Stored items
☆ ☆ ☆
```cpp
static void cell_host_setup(const double *cell, const uint8_t *pbc, double cutoff, double inv[9], int nimg[3],
                            bool &ok) {
    const double *a = cell, *b = cell + 3, *c = cell + 6;
    double bc[3] = {b[1] * c[2] - b[2] * c[1], b[2] * c[0] - b[0] * c[2], b[0] * c[1] - b[1] * c[0]};
    double ca[3] = {c[1] * a[2] - c[2] * a[1], c[2] * a[0] - c[0] * a[2], c[0] * a[1] - c[1] * a[0]};
    double ab[3] = {a[1] * b[2] - a[2] * b[1], a[2] * b[0] - a[0] * b[2], a[0] * b[1] - a[1] * b[0]};
    double vol = a[0] * bc[0] + a[1] * bc[1] + a[2] * bc[2];
    ok = true;
    for (int x = 0; x < 9; ++x) inv[x] = 0.0;
    nimg[0] = nimg[1] = nimg[2] = 0;
    if (!(pbc[0] || pbc[1] || pbc[2])) return;
    if (std::fabs(vol) < 1e-12) { ok = false; return; }
    for (int x = 0; x < 3; ++x) { inv[x] = bc[x] / vol; inv[3 + x] = ca[x] / vol; inv[6 + x] = ab[x] / vol; }
    double hgt[3] = {std::fabs(vol) / std::sqrt(bc[0] * bc[0] + bc[1] * bc[1] + bc[2] * bc[2]),
                     std::fabs(vol) / std::sqrt(ca[0] * ca[0] + ca[1] * ca[1] + ca[2] * ca[2]),
                     std::fabs(vol) / std::sqrt(ab[0] * ab[0] + ab[1] * ab[1] + ab[2] * ab[2])};
    for (int k = 0; k < 3; ++k)
        if (pbc[k]) nimg[k] = (int)std::floor(cutoff / hgt[k]) + 1;
}
// ... 66 lines not shown
        }
        h->ew_stride = (int)stride;
        if (h->d_ew_S.ensure(sizeof(double) * 2 * (size_t)n_cfg * (size_t)(stride + 1)))
            return set_err(h, VSSR_E_NOMEM, "k-space structure factors: out of device memory");
    }
    if (h->d_pos.ensure(sizeof(double) * 3 * N) || h->d_Z.ensure(sizeof(int) * N) ||
        h->d_atom_cfg.ensure(sizeof(int) * N) || h->d_cfg_start.ensure(sizeof(int) * (n_cfg + 1)) ||
        h->d_cell.ensure(sizeof(double) * 9 * n_cfg) || h->d_invcell.ensure(sizeof(double) * 9 * n_cfg) ||
        h->d_nimg.ensure(sizeof(int) * 3 * n_cfg) || h->d_pbc.ensure((size_t)3 * n_cfg))
        return set_err(h, VSSR_E_NOMEM, "batch buffers: out of device memory");
    VSSR_HIP(h, hipMemcpy(h->d_pos.p, pos, sizeof(double) * 3 * N, hipMemcpyHostToDevice));
    VSSR_HIP(h, hipMemcpy(h->d_Z.p, Z, sizeof(int) * N, hipMemcpyHostToDevice));
    VSSR_HIP(h, hipMemcpy(h->d_atom_cfg.p, atom_cfg.data(), sizeof(int) * N, hipMemcpyHostToDevice));
    VSSR_HIP(h, hipMemcpy(h->d_cfg_start.p, start.data(), sizeof(int) * (n_cfg + 1), hipMemcpyHostToDevice));
    VSSR_HIP(h, hipMemcpy(h->d_cell.p, cell, sizeof(double) * 9 * n_cfg, hipMemcpyHostToDevice));
    VSSR_HIP(h, hipMemcpy(h->d_invcell.p, inv.data(), sizeof(double) * 9 * n_cfg, hipMemcpyHostToDevice));
    VSSR_HIP(h, hipMemcpy(h->d_nimg.p, nimg.data(), sizeof(int) * 3 * n_cfg, hipMemcpyHostToDevice));
    VSSR_HIP(h, hipMemcpy(h->d_pbc.p, pbc, (size_t)3 * n_cfg, hipMemcpyHostToDevice));
    h->n_cfg = n_cfg;
    h->n_atoms = N;
    if (h->kind == Kind::PAINN) {
        std::vector<int> zmap(h->n_embed, -1), zlist;
        for (int i = 0; i < N; ++i)
            if (zmap[Z[i]] < 0) { zmap[Z[i]] = 1; }
        for (int z = 0; z < h->n_embed; ++z)
            if (zmap[z] > 0) { zmap[z] = (int)zlist.size(); zlist.push_back(z); }
        h->l0_nz = (int)zlist.size() <= L0_MAX_SPECIES ? (int)zlist.size() : 0;
        if (h->d_zmap.ensure(sizeof(int) * h->n_embed) || h->d_zlist.ensure(sizeof(int) * (zlist.size() + 1)))
            return set_err(h, VSSR_E_NOMEM, "species tables");
        VSSR_HIP(h, hipMemcpy(h->d_zmap.p, zmap.data(), sizeof(int) * h->n_embed, hipMemcpyHostToDevice));
        VSSR_HIP(h, hipMemcpy(h->d_zlist.p, zlist.data(), sizeof(int) * zlist.size(), hipMemcpyHostToDevice));
    }
    h->max_cfg_atoms = 0;
    for (int b = 0; b < n_cfg; ++b) h->max_cfg_atoms = n_atoms[b] > h->max_cfg_atoms ? n_atoms[b] : h->max_cfg_atoms;
    if (h->kind == Kind::PAINN) {
        const bool bundles = (size_t)h->max_cfg_atoms * sizeof(int) <= 48 * 1024;
        std::vector<unsigned char> bcls(n_cfg);
        std::vector<int> lists[EDGE_MFMA_CLASSES], blists[EDGE_MFMA_BCLASSES];
        for (int c = 0; c < EDGE_CLASSES; ++c) { h->n_class[c] = 0; h->max_class_atoms[c] = 0; }
        for (int c = 0; c < EDGE_BCLASSES; ++c) { h->n_bclass[c] = 0; h->max_bclass_atoms[c] = 0; }
        for (int b = 0; b < n_cfg; ++b) {
            int c = (h->edge_impl && bundles) ? edge_class_of(n_atoms[b]) : EDGE_CLASS_GATHER;
            int bc = (h->edge_impl && bundles) ? edge_bclass_of(n_atoms[b]) : EDGE_BCLASS_GATHER;
            if (c <= EDGE_CLASS_FS16M && h->fs16_max_atoms >= 0 && n_atoms[b] > h->fs16_max_atoms) c = EDGE_CLASS_FS8;
            if (bc == EDGE_BCLASS_FS16 && h->fs16_max_atoms >= 0 && n_atoms[b] > h->fs16_max_atoms) bc = EDGE_BCLASS_FS8;
            if (c == EDGE_CLASS_FS8 && h->fs8_max_atoms >= 0 && n_atoms[b] > h->fs8_max_atoms) { c = EDGE_CLASS_FS4; bc = EDGE_BCLASS_FS4; }
            if (h->fwd_two_pass == 16 && c == EDGE_CLASS_FS8 && edge_class_of(n_atoms[b]) == EDGE_CLASS_FS8) c = EDGE_CLASS_FS4;
            if (bc != EDGE_BCLASS_GATHER && ((h->bwd_multi_pass == 1 && edge_bclass_of(n_atoms[b]) != EDGE_BCLASS_FS16) || h->bwd_multi_pass == 2))
                bc = EDGE_BCLASS_FS16P;
            bcls[b] = (unsigned char)bc;
            h->n_class[c] += 1;
            h->n_bclass[bc] += 1;
            if (n_atoms[b] > h->max_class_atoms[c]) h->max_class_atoms[c] = n_atoms[b];
            if (n_atoms[b] > h->max_bclass_atoms[bc]) h->max_bclass_atoms[bc] = n_atoms[b];
            if (c != EDGE_CLASS_GATHER) lists[c].push_back(b);
            if (bc != EDGE_BCLASS_GATHER) blists[bc].push_back(b);
        }
        std::vector<int> cat;
        for (int c = 0; c < EDGE_MFMA_CLASSES; ++c) cat.insert(cat.end(), lists[c].begin(), lists[c].end());
        for (int c = 0; c < EDGE_MFMA_BCLASSES; ++c) cat.insert(cat.end(), blists[c].begin(), blists[c].end());
        cat.push_back(0);
        const std::vector<unsigned char> &cls = bcls;
        if (h->d_chain_class.ensure((size_t)n_cfg) || h->d_class_list.ensure(sizeof(int) * cat.size()))
            return set_err(h, VSSR_E_NOMEM, "chain class tables");
        VSSR_HIP(h, hipMemcpy(h->d_chain_class.p, cls.data(), (size_t)n_cfg, hipMemcpyHostToDevice));
        VSSR_HIP(h, hipMemcpy(h->d_class_list.p, cat.data(), sizeof(int) * cat.size(), hipMemcpyHostToDevice));
    }
// ... 492 lines not shown
```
☆ ☆ ☆
ASSIGNMENT: Whenever the string "tables" occurs in a line of the entries above, copy that line.

TASK SOLUTION:
            return set_err(h, VSSR_E_NOMEM, "species tables");
            return set_err(h, VSSR_E_NOMEM, "chain class tables");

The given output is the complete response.